TASK REQUIREMENTS - Copy out all the entries word for word.

DATASET RECORDS -
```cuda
int schnorr_b200_hash_messages(schnorr_b200_ctx* ctx, size_t n, const uint8_t* rx48, const uint8_t* pk96,
                               const uint8_t* msgs, const uint64_t* msg_off, uint8_t* digests) {
    MULTI_DISPATCH(ctx, multi_hash_messages(ctx, n, rx48, pk96, msgs, msg_off, digests));
    if (!ctx || (n && (!rx48 || !pk96 || !msg_off || !digests))) return SCHNORR_B200_EARG;
    if (n == 0) return SCHNORR_B200_OK;
    CUDA_TRY(ctx, cudaSetDevice(ctx->device));
    CHECK_MSG_OFF(ctx, n, msg_off);
    size_t mb = msg_off[n];
    if (mb && !msgs) return SCHNORR_B200_EARG;
    void *d_rx, *d_pk, *d_m, *d_off, *d_out;
    if (int rc = stage_in(ctx, SL_D, rx48, n * 48, &d_rx)) return rc;
    if (int rc = stage_in(ctx, SL_E, pk96, n * 96, &d_pk)) return rc;
    if (int rc = stage_in(ctx, SL_F, msgs, mb, &d_m)) return rc;
    if (int rc = stage_in(ctx, SL_G, msg_off, (n + 1) * 8, &d_off)) return rc;
    if (int rc = ensure_scratch(ctx, SL_H, n * 32, &d_out)) return rc;
    if (int rc = schnorr_b200_hash_messages_dev(ctx, n, (uint8_t*)d_rx, (uint8_t*)d_pk, (uint8_t*)d_m, (uint64_t*)d_off,
                                                (uint8_t*)d_out))
        return rc;
    CUDA_TRY(ctx, cudaMemcpyAsync(digests, d_out, n * 32, cudaMemcpyDeviceToHost, ctx->stream));
    CUDA_TRY(ctx, cudaStreamSynchronize(ctx->stream));
    return SCHNORR_B200_OK;
}

int schnorr_b200_verify_many_dev(schnorr_b200_ctx* ctx, size_t n, const uint8_t* sigs81, const uint8_t* pk96,
                                 const uint8_t* pk_inf, const uint8_t* msgs, const uint64_t* msg_off,
                                 uint8_t* verdicts) {
    NOT_ON_MULTI(ctx);
    if (!ctx || (n && (!sigs81 || !pk96 || !msg_off || !verdicts))) return SCHNORR_B200_EARG;
    if (n == 0) return SCHNORR_B200_OK;
    CUDA_TRY(ctx, cudaSetDevice(ctx->device));
    soa_batch soa;
    if (int rc = alloc_soa(ctx, n, &soa)) return rc;
    k_ingest<<<grid_for(n, INGEST_THREADS), INGEST_THREADS, 0, ctx->stream>>>(n, sigs81, pk96, pk_inf, soa);
    cudaEventRecord(ctx->ev_k0, ctx->stream);
    if (int rc = launch_verify(ctx, soa, msgs, msg_off, verdicts, 0, 0, n, ctx->stream)) return rc;
    cudaEventRecord(ctx->ev_k1, ctx->stream);
    ctx->launches += 1;
// ... 868 lines not shown
```

Baseline: 14.01 million.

ANSWER TO THE EXERCISE -
```cuda
int schnorr_b200_hash_messages(schnorr_b200_ctx* ctx, size_t n, const uint8_t* rx48, const uint8_t* pk96,
                               const uint8_t* msgs, const uint64_t* msg_off, uint8_t* digests) {
    MULTI_DISPATCH(ctx, multi_hash_messages(ctx, n, rx48, pk96, msgs, msg_off, digests));
    if (!ctx || (n && (!rx48 || !pk96 || !msg_off || !digests))) return SCHNORR_B200_EARG;
    if (n == 0) return SCHNORR_B200_OK;
    CUDA_TRY(ctx, cudaSetDevice(ctx->device));
    CHECK_MSG_OFF(ctx, n, msg_off);
    size_t mb = msg_off[n];
    if (mb && !msgs) return SCHNORR_B200_EARG;
    void *d_rx, *d_pk, *d_m, *d_off, *d_out;
    if (int rc = stage_in(ctx, SL_D, rx48, n * 48, &d_rx)) return rc;
    if (int rc = stage_in(ctx, SL_E, pk96, n * 96, &d_pk)) return rc;
    if (int rc = stage_in(ctx, SL_F, msgs, mb, &d_m)) return rc;
    if (int rc = stage_in(ctx, SL_G, msg_off, (n + 1) * 8, &d_off)) return rc;
    if (int rc = ensure_scratch(ctx, SL_H, n * 32, &d_out)) return rc;
    if (int rc = schnorr_b200_hash_messages_dev(ctx, n, (uint8_t*)d_rx, (uint8_t*)d_pk, (uint8_t*)d_m, (uint64_t*)d_off,
                                                (uint8_t*)d_out))
        return rc;
    CUDA_TRY(ctx, cudaMemcpyAsync(digests, d_out, n * 32, cudaMemcpyDeviceToHost, ctx->stream));
    CUDA_TRY(ctx, cudaStreamSynchronize(ctx->stream));
    return SCHNORR_B200_OK;
}

int schnorr_b200_verify_many_dev(schnorr_b200_ctx* ctx, size_t n, const uint8_t* sigs81, const uint8_t* pk96,
                                 const uint8_t* pk_inf, const uint8_t* msgs, const uint64_t* msg_off,
                                 uint8_t* verdicts) {
    NOT_ON_MULTI(ctx);
    if (!ctx || (n && (!sigs81 || !pk96 || !msg_off || !verdicts))) return SCHNORR_B200_EARG;
    if (n == 0) return SCHNORR_B200_OK;
    CUDA_TRY(ctx, cudaSetDevice(ctx->device));
    soa_batch soa;
    if (int rc = alloc_soa(ctx, n, &soa)) return rc;
    k_ingest<<<grid_for(n, INGEST_THREADS), INGEST_THREADS, 0, ctx->stream>>>(n, sigs81, pk96, pk_inf, soa);
    cudaEventRecord(ctx->ev_k0, ctx->stream);
    if (int rc = launch_verify(ctx, soa, msgs, msg_off, verdicts, 0, 0, n, ctx->stream)) return rc;
    cudaEventRecord(ctx->ev_k1, ctx->stream);
    ctx->launches += 1;
// ... 868 lines not shown
```

Baseline: 14.01 million.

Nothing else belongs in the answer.